__Collected data__
+  for (int r = 0; r < FPP_R; ++r) cst[r] = __fadd_rn(bias ? bias[ch0 + r] : 0.f, bbias ? bbias[(size_t)bi * ld_bb + ch0 + r] : 0.f);
+  double s = 0.0, q = 0.0;
+  const int e1 = min((int)(blockIdx.y + 1) * FPP_EB, n);
+#pragma unroll
+  for (int k = 0; k < FPP_EB / 256; ++k) {
+    const int j = blockIdx.y * FPP_EB + threadIdx.x + k * 256;
+    if (j < e1) {
+      const int i0 = min(max(id[j], 0), m - 1), i1 = min(max(id[n + j], 0), m - 1), i2 = min(max(id[2 * n + j], 0), m - 1);
+      const float w0 = w[j], w1 = w[n + j], w2 = w[2 * n + j];
+#pragma unroll
+      for (int r = 0; r < FPP_R; ++r) {
+        const float *fr = pb + (size_t)r * ld_p;
+        float o = __fadd_rn(__fadd_rn(__fmul_rn(fr[i0], w0), __fmul_rn(fr[i1], w1)), __fmul_rn(fr[i2], w2));
+        if (ab) o = __fadd_rn(o, ab[(size_t)r * ld_a + j]);
+        o = __fadd_rn(o, cst[r]);
+        ob[(size_t)r * ld_y + j] = o;
+        s += (double)o;
+        q += (double)o * (double)o;
+      }
+    }
+  }
+  if (partial != nullptr) {
+    s = wave_sum(s); q = wave_sum(q);
+    if (lane == 0) { red[wave][0] = s; red[wave][1] = q; }
+    __syncthreads();
+    if (threadIdx.x < 2) {
+      const int t = threadIdx.x, G = c_out / cg, g = ch0 / cg, sl = ((ch0 % cg) / FPP_R) * gridDim.y + blockIdx.y;
+      partial[(((size_t)bi * G + g) * S + sl) * 2 + t] = ((red[0][t] + red[1][t]) + red[2][t]) + red[3][t];
+    }
+  }
+}
+
+extern "C" int bdm_fp_interp_preact_slices(int c_out, int n, int groups) {
+  if (groups < 1 || c_out % groups || (c_out / groups) % FPP_R) return 0;
+  return (c_out / groups / FPP_R) * cdiv(n, FPP_EB);
+}
+
+extern "C" int bdm_fp_interp_preact(int b, int c_out, int m, int n, const int *indices, const float *weights, const float *p,
+                                    long long bs_p, int ld_p, const float *add, long long bs_add, int ld_add, const float *bias,
+                                    const float *batch_bias, int ld_bb, float *y, long long bs_y, int ld_y, int groups,
+                                    void *out_partial, void *stream) {
+  BDM_REQUIRE(b >= 0 && c_out >= FPP_R && m >= 1 && n >= 0, "fp_interp_preact: bad sizes");
+  BDM_REQUIRE(indices && weights && p && y, "fp_interp_preact: null argument");
+  const int G = groups >= 1 ? groups : 1;
+  BDM_REQUIRE(c_out % G == 0 && (c_out / G) % FPP_R == 0, "fp_interp_preact: channels per group must be a multiple of 4 (c_out=%d groups=%d)",
+              c_out, groups);
+  BDM_REQUIRE(out_partial == nullptr || groups >= 1, "fp_interp_preact: statistics need groups >= 1");
+  if (b == 0 || n == 0) return BDM_OK;
+  const int cg = c_out / G, S = (cg / FPP_R) * cdiv(n, FPP_EB);
+  hipLaunchKernelGGL(fp_interp_preact_kernel, dim3(c_out / FPP_R, cdiv(n, FPP_EB), b), dim3(256), 0, (hipStream_t)stream, c_out, m, n,
+                     indices, weights, p, bs_p, ld_p, add, bs_add, ld_add, bias, batch_bias, ld_bb, y, bs_y, ld_y,
+                     (double *)out_partial, cg, S);
+  return launch_status("fp_interp_preact");
 }
 
 extern "C" int bdm_three_nn_interpolate_forward(int b, int c, int m, int n, const float *points,
diff --git a/bdm_amd/modules.py b/bdm_amd/modules.py
--- a/bdm_amd/modules.py
+++ b/bdm_amd/modules.py
@@ -38,10 +38,19 @@
 
     fold_gn = True
 
-    def run(self, x, out_last=None, fold_last=False, x2=None, first_weight=None, first_add=None, first_bias=None):
+    def run(self, x, out_last=None, fold_last=False, x2=None, first_weight=None, first_add=None, first_bias=None, first_done=None):
         n = len(self.layers) // 3
         pending = None
-        for i in range(n):
+        start = 0
+        if first_done is not None:
+            x, stats = first_done
+            gn = self.layers[1]
+            if stats is not None and (n > 1 or fold_last):
+                pending = (stats, gn)
+            else:
+                ops.group_norm_(x, gn.weight, gn.bias, gn.num_groups, gn.eps, swish=True)
+            start = 1
+        for i in range(start, n):
             conv, gn = self.layers[3 * i], self.layers[3 * i + 1]
             last = i == n - 1
             dst = out_last if last else None
@@ -78,6 +87,16 @@
         kept = w2[:, :keep_cols] if isinstance(keep_cols, int) else torch.cat([w2[:, lo:hi] for lo, hi in keep_cols], dim=1)
         hit = ((w._version, w.data_ptr(), keep_cols), kept.contiguous())
         owner._hoist_w = hit
+    return hit[1]
+
+
+def weight_columns(owner, conv, lo, hi):
+    w = conv.weight
+    cache = owner.__dict__.setdefault("_wcols", {})
+    hit = cache.get((lo, hi))
+    if hit is None or hit[0] != (w._version, w.data_ptr()):
+        hit = ((w._version, w.data_ptr()), w.detach().reshape(w.shape[0], -1)[:, lo:hi].contiguous())
+        cache[(lo, hi)] = hit
     return hit[1]
 
 
@@ -572,6 +591,29 @@
 
     fuse_mlp = os.environ.get("BDM_SA_FUSED", "1") != "0"
 
+    commute_first = os.environ.get("BDM_COMMUTE_FIRST_SA", "0") == "1"
+
+    def commutes_first(self, features, temb, m, u):
+        if not (self.commute_first and features is not None and features.is_cuda and features.shape[1] >= 1 and len(self.groupers) == 1
+                and self.groupers[0].include_coordinates and m * u > features.shape[2]):
+            return False
+        conv0, gn0 = self.mlps[0].layers[0], self.mlps[0].layers[1]
+        if not (SharedMLP.fold_gn and ops.gn_foldable(conv0.out_channels, gn0.num_groups)):
+            return False
+        return 3 + features.shape[1] == conv0.in_channels or self.can_split_temb(features, temb)
+
+    def _first_layer_commuted(self, coords, centers_coords, features, temb, idx):
+        conv0, gn0 = self.mlps[0].layers[0], self.mlps[0].layers[1]
+        C, bb = features.shape[1], None
+        if 3 + C != conv0.in_channels:
+            bb, self._temb_terms = self._temb_terms, None
+            if bb is None or tuple(bb.shape) != (features.shape[0], conv0.out_channels):
+                tvec = temb[:, :, 0].contiguous()
+                bb = ops.pointwise_conv(tvec[:, :, None], self.temb_rows(temb.shape[1]))[:, :, 0]
+        p = ops.pointwise_conv(features, weight_columns(self.mlps[0], conv0, 3, 3 + C))
+        return ops.sa_group_preact(coords, centers_coords.contiguous(), p, weight_columns(self.mlps[0], conv0, 0, 3), conv0.bias, bb,
+                                   idx, groups=gn0.num_groups)
+
     _temb_terms = None
 
     def temb_rows(self, c_t):
@@ -624,6 +666,12 @@
                 and ops.sa_mlp2_fusable(self.mlps[0], features.shape[1], idx.shape[2])):
             out = ops.sa_mlp2_fused(coords, centers_coords.contiguous(), features, idx, self.mlps[0])
             return out, centers_coords, temb[:, :, :1].expand(-1, -1, self.num_centers)
+        if self.commutes_first(features, temb, idx.shape[1], idx.shape[2]):
+            h, pending = self.mlps[0].run(None, fold_last=True, first_done=self._first_layer_commuted(coords, centers_coords, features, temb, idx))
+            out = ops.max_over_neighbors(h, fold=pending)
+            if ops.is_point_invariant(temb):
+                return out, centers_coords, temb[:, :, :1].expand(-1, -1, self.num_centers)
+            return out, centers_coords, ops.max_over_neighbors(F.grouping(temb, idx).contiguous())
         grouped, g_t = self.groupers[0](coords, centers_coords, temb, features, neighbor_indices=idx)
         conv0 = self.mlps[0].layers[0]
         if grouped.shape[1] != conv0.in_channels:
@@ -670,6 +718,28 @@
         return (centers_features.is_cuda and ops.is_point_invariant(temb) and not ops.is_point_invariant(centers_features)
                 and centers_features.shape[1] + temb.shape[1] + c_skip == conv0.in_channels)
 
+    commute_first = os.environ.get("BDM_COMMUTE_FIRST_FP", "1") != "0"
+
+    def commutes_first(self, centers_features, n):
+        conv0, gn0 = self.mlp.layers[0], self.mlp.layers[1]
+        return bool(self.commute_first and centers_features.is_cuda and SharedMLP.fold_gn and n > centers_features.shape[2]
+                    and ops.gn_foldable(conv0.out_channels, gn0.num_groups))
+
+    def _first_layer_commuted(self, idx, w, features, n, points_features, skip_lo, bb):
+        conv0, gn0 = self.mlp.layers[0], self.mlp.layers[1]
+        p = ops.pointwise_conv(features, weight_columns(self.mlp, conv0, 0, features.shape[1]))
+        add = None
+        if points_features is not None and points_features.shape[1] > 0:
+            cond, c_skip = self._cond, points_features.shape[1]
+            if cond is not None and c_skip == cond.C and points_features.data_ptr() == cond.x_cf[:, 3:].data_ptr():
+                fmap = cond.map("fp_skip", conv0.weight,
+                                lambda conv=conv0, lo=skip_lo, C=cond.C: conv.weight.detach().reshape(conv.out_channels, -1)[:, lo:lo + C])
+                add = cond.gather(fmap)[:, 3:]
+            else:
+                self._need_skip(points_features)
+                add = ops.pointwise_conv(points_features, weight_columns(self.mlp, conv0, skip_lo, skip_lo + c_skip))
+        return ops.fp_interp_preact(idx, w, p, n, add=add, bias=conv0.bias, batch_bias=bb, groups=gn0.num_groups)
+
     def _forward_split(self, pc, cc, idx, w, features, points_features, temb, points_coords):
         from . import _lib as L
         B, _, n = pc.shape
@@ -681,6 +751,9 @@
         if bb is None or tuple(bb.shape) != (B, conv0.out_channels):
             tvec = temb[:, :, 0].contiguous()
             bb = ops.pointwise_conv(tvec[:, :, None], self.temb_weight(c_feat, c_t))[:, :, 0]
+        if self.commutes_first(features, n):
+            done = self._first_layer_commuted(idx, w, features, n, points_features, c_feat + c_t, bb)
+            return self.mlp.run(None, first_done=done), points_coords, temb[:, :, :1].expand(-1, -1, n)
         buf = torch.empty(B, c_feat, n, dtype=torch.float32, device=dev)
         fa, _, _, _, bs_a, ld_a = ops._bcl(features)
         _, _, _, _, bs_0, ld_0 = ops._bcl(buf)
@@ -730,6 +803,16 @@
         c_int = cf.shape[1]
         c_skip = 0 if points_features is None else points_features.shape[1]
         two_source = self.two_source and c_skip > 0 and dev.type == "cuda"
+        if (two_source or c_skip == 0) and self.commutes_first(cf, n):
+            t_src = ops.materialize(temb)
+            interpolated_temb = torch.empty(B, t_src.shape[1], n, dtype=torch.float32, device=dev)
+            ft, _, c_t, _, bs_t, ld_t = ops._bcl(t_src)
+            _, _, _, _, bs_1, ld_1 = ops._bcl(interpolated_temb)
+            L.check(L.lib().bdm_fp_assemble(B, m, n, L.ptr(idx), L.ptr(w), 0, None, L.c_ll(0), 0, 0, None, L.c_ll(0), 0, c_t, L.ptr(ft),
+                                            L.c_ll(bs_t), ld_t, None, L.c_ll(0), 0, L.ptr(interpolated_temb), L.c_ll(bs_1), ld_1,
+                                            L.stream()), "fp_assemble")
+            done = self._first_layer_commuted(idx, w, cf, n, points_features, c_int, None)
+            return self.mlp.run(None, first_done=done), points_coords, interpolated_temb
         if two_source:
             skip_src, c_skip = points_features, 0
         buf = torch.empty(B, c_int + c_skip, n, dtype=torch.float32, device=dev)
diff --git a/bdm_amd/ops.py b/bdm_amd/ops.py
--- a/bdm_amd/ops.py
+++ b/bdm_amd/ops.py
@@ -217,6 +217,55 @@
     return out
 
 
+def _preact_stats(slices, B, groups, device, what):
+    if slices <= 0:
+        raise L.BdmHipError(f"{what}: GroupNorm({groups}) statistics are not available for this width")
+    return torch.empty(B * groups * slices * 2, dtype=torch.float64, device=device), slices, groups
+
+
+def sa_group_preact(coords, centers, p, w_xyz, bias, batch_bias, indices, groups=None):
+    B, _, n = coords.shape
+    m, u = indices.shape[1], indices.shape[2]
+    pp, Bp, M, n_p, bs_p, ld_p = _bcl(p)
+    assert pp.data_ptr() == p.data_ptr() and (Bp, n_p) == (B, n) and tuple(w_xyz.shape) == (M, 3) and w_xyz.stride(1) == 1
+    y = torch.empty(B, M, m, u, dtype=torch.float32, device=coords.device)
+    lib = L.lib()
+    stats = _preact_stats(lib.bdm_sa_group_preact_slices(M, m, u, int(groups)), B, int(groups), coords.device, "sa_group_preact") if groups else None
+    bb, ld_bb = None, 0
+    if batch_bias is not None:
+        bb = batch_bias.reshape(B, -1)
+        assert bb.shape[1] == M and bb.stride(1) == 1, "batch_bias must be (B, M) with unit channel stride"
+        ld_bb = bb.stride(0)
+    L.check(lib.bdm_sa_group_preact(B, M, n, m, u, L.ptr(coords), L.ptr(centers), L.ptr(p), L.c_ll(bs_p), ld_p, L.ptr(w_xyz), w_xyz.stride(0),
+                                    L.ptr(bias), L.ptr(bb), ld_bb, L.ptr(indices), L.ptr(y), int(groups or 0),
+                                    L.ptr(stats[0]) if stats else None, L.stream()), "sa_group_preact")
+    return (y, stats) if groups else y
+
+
+def fp_interp_preact(indices, weights, p, n, add=None, bias=None, batch_bias=None, groups=None):
+    pp, B, M, m, bs_p, ld_p = _bcl(p)
+    assert pp.data_ptr() == p.data_ptr() and tuple(indices.shape) == (B, 3, n) and tuple(weights.shape) == (B, 3, n)
+    assert indices.is_contiguous() and weights.is_contiguous()
+    y = torch.empty(B, M, n, dtype=torch.float32, device=p.device)
+    _, _, _, _, bs_y, ld_y = _bcl(y)
+    lib = L.lib()
+    stats = _preact_stats(lib.bdm_fp_interp_preact_slices(M, n, int(groups)), B, int(groups), p.device, "fp_interp_preact") if groups else None
+    ap, bs_a, ld_a = None, 0, 0
+    if add is not None:
+        aa, Ba, Ma, na, bs_a, ld_a = _bcl(add)
+        assert aa.data_ptr() == add.data_ptr() and (Ba, Ma, na) == (B, M, n), "add must be a dense-row (B, M, n) view"
+        ap = add
+    bb, ld_bb = None, 0
+    if batch_bias is not None:
+        bb = batch_bias.reshape(B, -1)
+        assert bb.shape[1] == M and bb.stride(1) == 1, "batch_bias must be (B, M) with unit channel stride"
+        ld_bb = bb.stride(0)
+    L.check(lib.bdm_fp_interp_preact(B, M, m, n, L.ptr(indices), L.ptr(weights), L.ptr(p), L.c_ll(bs_p), ld_p, L.ptr(ap), L.c_ll(bs_a), ld_a,
+                                     L.ptr(bias), L.ptr(bb), ld_bb, L.ptr(y), L.c_ll(bs_y), ld_y, int(groups or 0),
+                                     L.ptr(stats[0]) if stats else None, L.stream()), "fp_interp_preact")
+    return (y, stats) if groups else y
+
+
 def sa_mlp2_fusable(mlp, c_in, u):
     layers = mlp.layers
     if len(layers) != 6 or u != 32 or not 1 <= c_in <= 32:
diff --git a/bdm_amd/profiling.py b/bdm_amd/profiling.py
--- a/bdm_amd/profiling.py
+++ b/bdm_amd/profiling.py
@@ -110,6 +110,8 @@
                        lambda a: ("valu", 1.0 * a[0] * a[1] * a[2], VALU_TESTS_PEAK, "G tests/s")),
     "bdm_sa_group": ("grouping gather + max over neighbours", lambda a: a[:5],
                      lambda a: ("hbm", 4.0 * a[0] * ((3 + a[1]) * a[2] + a[3] * a[4] + (a[1] + 3) * a[3] * a[4]))),
+    "bdm_sa_group_preact": ("grouping gather + max over neighbours", lambda a: a[:5],
+                            lambda a: ("hbm", 4.0 * a[0] * ((3 + a[1]) * a[2] + a[3] * a[4] + a[1] * a[3] * a[4]))),
     "bdm_sa_mlp2_fused": ("1x1 conv GEMM (fp32 MFMA)", lambda a: a[:7],
                           lambda a: ("mfma", 2.0 * a[0] * a[3] * a[4] * ((3 + a[1]) * a[5] + a[5] * a[6]), MFMA32_PEAK_TFLOPS)),
     "bdm_grouping_forward": ("grouping gather + max over neighbours", lambda a: a[:5],
@@ -120,6 +122,8 @@
     "bdm_three_nn_apply": ("3-NN interpolation", lambda a: a[:4], lambda a: ("hbm", 4.0 * a[0] * (a[1] * a[2] + a[1] * a[3] + 6 * a[3]))),
     "bdm_fp_assemble": ("3-NN interpolation", lambda a: (a[0], a[1], a[2], a[5], a[9], a[13]),
                         lambda a: ("hbm", 4.0 * a[0] * ((a[5] + a[13]) * (a[1] + a[2]) + 2 * a[9] * a[2] + 6 * a[2]))),
+    "bdm_fp_interp_preact": ("3-NN interpolation", lambda a: a[:4],
+                             lambda a: ("hbm", 4.0 * a[0] * (a[1] * (a[2] + a[3] * (2 if a[9] else 1)) + 6 * a[3]))),
     "bdm_voxelize_plan_full": ("voxelize / devoxelize", lambda a: a[:3], lambda a: ("hbm", 4.0 * a[0] * (4 * a[1] + 3 * a[2] ** 3))),
     "bdm_voxel_coords": ("voxelize / devoxelize", lambda a: a[:3], lambda a: ("hbm", 4.0 * a[0] * 9 * a[1])),
     "bdm_devoxelize_gate_add": ("voxelize / devoxelize", lambda a: a[:4], lambda a: ("hbm", 4.0 * a[0] * (3 * a[2] + 10 * a[1] * a[2]))),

__EXERCISE DESCRIPTION__
Begin with the first line of the records and finish with the line containing "n + j], 0), m - 1);". Reproduce those lines exactly, both ends included, and nothing else.

__WRITTEN REPLY__
+  for (int r = 0; r < FPP_R; ++r) cst[r] = __fadd_rn(bias ? bias[ch0 + r] : 0.f, bbias ? bbias[(size_t)bi * ld_bb + ch0 + r] : 0.f);
+  double s = 0.0, q = 0.0;
+  const int e1 = min((int)(blockIdx.y + 1) * FPP_EB, n);
+#pragma unroll
+  for (int k = 0; k < FPP_EB / 256; ++k) {
+    const int j = blockIdx.y * FPP_EB + threadIdx.x + k * 256;
+    if (j < e1) {
+      const int i0 = min(max(id[j], 0), m - 1), i1 = min(max(id[n + j], 0), m - 1), i2 = min(max(id[2 * n + j], 0), m - 1);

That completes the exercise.